The simple curved bridge was built in the Japanese style, but painted green and not the traditional red, and capped with a trellis to support wisteria. This water garden has its roots in the Japanese tradition: lake, winding paths and points of contemplation. Monet enhanced the oriental atmosphere by planting bamboo, Japanese maples, tree peonies, weeping willows, water iris and every imaginable variety of water lily.

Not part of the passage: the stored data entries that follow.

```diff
@@ -2156,7 +2159,7 @@
             u32 cols = std::min(per, ncols - c0);
             u32 nitems = cols * ngroups * parts, grid = (nitems + wpb - 1) / wpb;
             hipLaunchKernelGGL(fn, dim3(grid), dim3(wg), (size_t)ctx->pipe_lds, ctx->stream,
-                               (const u64*)p->d_dmat, row_off, and_n, p->col_stride, ngroups, nb_from + c0, nitems, ctx->xcd_swz, (u64*)d_counts);
+                               (const u64*)p->d_dmat, row_off, and_n, p->col_stride, ngroups, nb_from + c0, nitems, ctx->xcd_swz, (u64*)d_counts, pipe_narrow_t(ctx));
             KCHK();
         }
         return BMX_OK;
@@ -2189,7 +2192,7 @@
         u32 nitems = cols * ngroups;
         u32 grid = (nitems + 3) / 4;
 #define LAUNCH_PIPE(U) hipLaunchKernelGGL(HIP_KERNEL_NAME(k_pipe_counts<U>), dim3(grid), dim3(256), lds, ctx->stream, \
-        p->d_dmat, row_off, and_n, sub_n, p->col_stride, ngroups, nb_from + c0, nitems, ctx->xcd_swz, (u64*)d_counts)
+        p->d_dmat, row_off, and_n, sub_n, p->col_stride, ngroups, nb_from + c0, nitems, ctx->xcd_swz, (u64*)d_counts, pipe_narrow_t(ctx))
         switch (ctx->pipe_unroll) {
         case 1: LAUNCH_PIPE(1); break;
         case 2: LAUNCH_PIPE(2); break;
diff --git a/bitmagic_amd/csrc/bmx_device.h b/bitmagic_amd/csrc/bmx_device.h
--- a/bitmagic_amd/csrc/bmx_device.h
+++ b/bitmagic_amd/csrc/bmx_device.h
@@ -696,8 +696,63 @@
     return ((u64)hi << 32) | lo;
 }
 
-template <int U, bool NT, int OPK, int ROWS = 8>
-__device__ __forceinline__ bool pipe_chain(Part<ROWS>& acc, const u64* __restrict__ plist, u32 n, u32 lane, u32 poff = 0u)
+template <int ROWS>
+__device__ __forceinline__ u32 part_live_lanes(const Part<ROWS>& b)
+{
+    u32 v = 0;
+#pragma unroll
+    for (int i = 0; i < ROWS; ++i) v |= b.r[i].x | b.r[i].y | b.r[i].z | b.r[i].w;
+    return (u32)__popcll(__ballot(v != 0u));
+}
+
+#define PIPE_NARROW_DEPTH 16
+template <bool NT, int OPK, int ROWS>
+__device__ __forceinline__ bool pipe_narrow_fold(Part<ROWS>& acc, const u64* __restrict__ plist, u32 k0, u32 n, u32 lane, u32 poff)
+{
+    static_assert(OPK == 0 || OPK == 1, "narrow fold: AND / AND-NOT only");
+    u32 m = 0;
+#pragma unroll
+    for (int i = 0; i < ROWS; ++i) m |= ((acc.r[i].x | acc.r[i].y | acc.r[i].z | acc.r[i].w) != 0u) ? (1u << i) : 0u;
+    bool left = false;
+    while (__ballot(m != 0u) != 0ull) {
+        const bool mine = m != 0u;
+        const u32 rp = mine ? (u32)__builtin_ctz(m) : 0u;
+        m &= m - 1u;
+        u32x4 cacc = (u32x4)(0u);
+#pragma unroll
+        for (int i = 0; i < ROWS; ++i) cacc = (mine && rp == (u32)i) ? acc.r[i] : cacc;
+        const u32 off = poff + rp * 64u + lane;
+        bool on = mine;
+        for (u32 k = k0; k < n; k += PIPE_NARROW_DEPTH) {
+            u64 pk[PIPE_NARROW_DEPTH];
+#pragma unroll
+            for (int u = 0; u < PIPE_NARROW_DEPTH; ++u) pk[u] = plist[k + u < n ? k + u : n - 1u];
+            if (on) {
+                u32x4 x[PIPE_NARROW_DEPTH];
+#pragma unroll
+                for (int u = 0; u < PIPE_NARROW_DEPTH; ++u) {
+                    gcptr4 q = as_gc4(uniform64(pk[u])) + off;
+                    if constexpr (NT) x[u] = __builtin_nontemporal_load(q); else x[u] = *q;
+                }
+#pragma unroll
+                for (int u = 0; u < PIPE_NARROW_DEPTH; ++u) { if constexpr (OPK == 0) cacc &= x[u]; else cacc &= ~x[u]; }
+                on = (cacc.x | cacc.y | cacc.z | cacc.w) != 0u;
+            }
+            if (__ballot(on) == 0ull) break;
+        }
+#pragma unroll
+        for (int i = 0; i < ROWS; ++i) acc.r[i] = (mine && rp == (u32)i) ? cacc : acc.r[i];
+        left |= on;
+    }
+    return __ballot(left) == 0ull;
+}
+
+#ifndef BMX_PIPE_PEEL
+#define BMX_PIPE_PEEL 1
+#endif
+
+template <int U, bool NT, int OPK, int ROWS = 8, bool NARROW = false>
+__device__ __forceinline__ bool pipe_chain(Part<ROWS>& acc, const u64* __restrict__ plist, u32 n, u32 lane, u32 poff = 0u, u32 narrow_t = 0u)
 {
     if (n == 0) return false;
     u64 pn[U];
@@ -720,19 +775,53 @@
             }
         if constexpr (OPK == 2) return part_is_ones<ROWS>(acc); else return part_is_zero<ROWS>(acc);
     };
-    Part<ROWS> A[U], B[U];
-    u32 k = U;
-    fetch(0);
-    issue(A);
-    fetch(k);
-    bool zero;
-    do {
-        issue(B); fetch(k + U);
-        bool z1 = consume(A);
-        issue(A); fetch(k + 2 * U);
-        bool z2 = consume(B);
-        zero = z1 | z2;
-        k += 2 * U;
-    } while (!zero && k < n + U);
-    return zero;
-}
+    if constexpr (!NARROW || OPK == 2) {
+        Part<ROWS> A[U], B[U];
+        u32 k = U;
+        fetch(0);
+        issue(A);
+        fetch(k);
+        bool zero;
+        do {
+            issue(B); fetch(k + U);
+            bool z1 = consume(A);
+            issue(A); fetch(k + 2 * U);
+            bool z2 = consume(B);
+            zero = z1 | z2;
+            k += 2 * U;
+        } while (!zero && k < n + U);
+        return zero;
+    } else {
+        auto live_after = [&](Part<ROWS>* buf) { (void)consume(buf); return part_live_lanes<ROWS>(acc); };
+        u32 kn = 0;
+        if (part_live_lanes<ROWS>(acc) > narrow_t) {
+            Part<ROWS> A[U], B[U];
+            fetch(0);
+            issue(A);
+            fetch(U);
+#if BMX_PIPE_PEEL == 1
+            issue(B); fetch(2 * U);
+#endif
+            u32 live = live_after(A);
+            kn = U;
+            if (live > narrow_t && n > U) {
+#if BMX_PIPE_PEEL != 1
+                issue(B); fetch(2 * U);
+#endif
+                u32 k = 2 * U;
+                u32 l1;
+                do {
+                    issue(A); fetch(k + U);
+                    l1 = live_after(B);
+                    issue(B); fetch(k + 2 * U);
+                    live = live_after(A);
+                    k += 2 * U;
+                } while (l1 != 0u && live > narrow_t && k < n + U);
+                kn = k - U;
+            }
+            if (live == 0u) return true;
+            if (kn >= n) return false;
+        }
+        return pipe_narrow_fold<NT, OPK, ROWS>(acc, plist, kn, n, lane, poff);
+    }
+}
diff --git a/bitmagic_amd/csrc/bmx_internal.h b/bitmagic_amd/csrc/bmx_internal.h
--- a/bitmagic_amd/csrc/bmx_internal.h
+++ b/bitmagic_amd/csrc/bmx_internal.h
@@ -62,6 +62,7 @@
     int pipe_nt = 1;
     int pipe_wg = 0;
     int pipe_window = 0;
+    int pipe_narrow = -1;
     int pipe_staged = -1;
     int pipe_lds = 0;
     int pipe_slots = 16;
diff --git a/bitmagic_amd/csrc/bmx_kernels.h b/bitmagic_amd/csrc/bmx_kernels.h
--- a/bitmagic_amd/csrc/bmx_kernels.h
+++ b/bitmagic_amd/csrc/bmx_kernels.h
@@ -386,7 +386,7 @@
 __global__ __launch_bounds__(256)
 void k_pipe_counts(const u64* __restrict__ dmat, const u32* __restrict__ row_off,
                    const u32* __restrict__ and_n, const u32* __restrict__ sub_n, u32 col_stride,
-                   u32 ngroups, u32 col_from, u32 nitems, int xcd_swz, u64* __restrict__ counts)
+                   u32 ngroups, u32 col_from, u32 nitems, int xcd_swz, u64* __restrict__ counts, u32 narrow_t)
 {
     extern __shared__ u32 lds_dyn[];
     u32 lane = lane_id(), wave = threadIdx.x >> 6;
@@ -407,8 +407,8 @@
 
     Blk acc;
     blk_fill(acc, ~0u);
-    if (pipe_chain<U, true, 0>(acc, pa, nba, lane)) return;
-    if (pipe_chain<U, true, 1>(acc, ps, nbs, lane)) return;
+    if (pipe_chain<U, true, 0, 8, true>(acc, pa, nba, lane, 0u, narrow_t)) return;
+    if (pipe_chain<U, true, 1, 8, true>(acc, ps, nbs, lane, 0u, narrow_t)) return;
     if (nga | ngs) {
         blk_to_lds(acc, lds, lane);
         if (nga && gap_apply_list<GAP_AND>(pa + na - 1u, nga, lds, lane)) return;
@@ -423,7 +423,7 @@
 __global__ __launch_bounds__(WG)
 void k_pipe_counts_bits2(const u64* __restrict__ dmat, const u32* __restrict__ row_off,
                          const u32* __restrict__ and_n, u32 col_stride,
-                         u32 ngroups, u32 col_from, u32 nitems, int xcd_swz, u64* __restrict__ counts)
+                         u32 ngroups, u32 col_from, u32 nitems, int xcd_swz, u64* __restrict__ counts, u32 narrow_t)
 {
     constexpr u32 PARTS = 8 / ROWS;
     u32 lane = lane_id(), wave = threadIdx.x >> 6, wpb = blockDim.x >> 6;
@@ -444,8 +444,8 @@
     Part<ROWS> acc;
 #pragma unroll
     for (int i = 0; i < ROWS; ++i) acc.r[i] = (u32x4)(~0u);
-    if (pipe_chain<U, NT, 0, ROWS>(acc, pa, nba, lane, poff)) return;
-    if (pipe_chain<U, NT, 1, ROWS>(acc, ps, nbs, lane, poff)) return;
+    if (pipe_chain<U, NT, 0, ROWS, true>(acc, pa, nba, lane, poff, narrow_t)) return;
+    if (pipe_chain<U, NT, 1, ROWS, true>(acc, ps, nbs, lane, poff, narrow_t)) return;
     u32 cnt = 0;
 #pragma unroll
     for (int i = 0; i < ROWS; ++i) {
```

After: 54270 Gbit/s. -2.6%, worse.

In my imagination, I can picture an elderly, bearded gentleman sitting on a garden bench, smoking a pipe with his wonderfully expressive hands. I can see him too seated at his easel and painting the scene before me. But he really comes to life as I wander through his home, which remains true to his time. After his death in 1926, the garden passed to his son Michel Monet. No money was spent so it rapidly declined. Claude Monet had employed 10 gardeners at the peak of the garden’s glory. Michel was not interested and had no children. He bequested Giverny to the French nation under an Académie des Beaux-Arts scheme. But with no maintenance bequest, the academy could not fund its renovation and so sought the support of some prominent American benefactors to donate the funds to restore Giverny.
So under the umbrella of the Versailles Foundation, Giverny was completely restored. Flower garden beds were retraced and pathways re-laid. The original apple trees remain along with the pleached lime walk where Monet was often photographed. Indeed it is from these photographs that the garden was recreated. The painstaking task to piece together a garden that took 43 years to build and just a few years to disappear took another three years and Giverny opened to the public in 1980.
The planting schemes remain faithful to Monet’s colours. Six gardeners work tirelessly to maintain them, especially once the garden closes on October 31 for five months. Beds are stripped, frost-tender plants are dug up to spend the forthcoming cold winter in a heated glasshouse. Dahlia tubers are dried, labelled and stored. And then it all starts again with 180,000 annuals and the same number of perennials, all raised from seed. Beds are dug, renovated and fertilised. Thousands of bulbs are planted before winter sets in and the ground freezes. And then once again in spring - what a glorious resurrection!
Design Notes
High ho roses!
Roses are best seen at eye level, climbing over arbours and arches. Make sure your arch is wide enough for two people to walk through without being pricked. Plant a rose of the same variety at each end to meet in the centre. A good metallurgist will create the arbour of your dreams
Under roses
Standard roses allow plenty of space beneath for planting a mass of flowers. Pansies, petunias, iris, wallflowers, campanulas, salvia and lamb’s ear all grow well and won’t out-compete the rose for food.
Softly, softly
Careful colour planning gives charming results. If you want a soft and feminine garden, choose melodious colours such as pink with mauve. To give your garden a romantic quality, repeat this colour scheme throughout.
Weed free
Truly fabulous flower gardens result from planting a mixture of annual and perennial flowers so there are no bare patches. Avoid over-planting flowering plants or a lack of light will inhibit your flowers, allowing weed seeds to germinate.
Opposites attract
Use flower combinations to create drama in your garden. Purple and orange are opposite on the colour wheel, so when planted together, they add commotion and excitement.
Border security
Border plants will define a pathway and soften the overall design of a garden. Choose ground hugging, soft-textured plants that won’t scratch your legs. We like dwarf catmint, bearded iris, nasturtium and scented leafed geranium.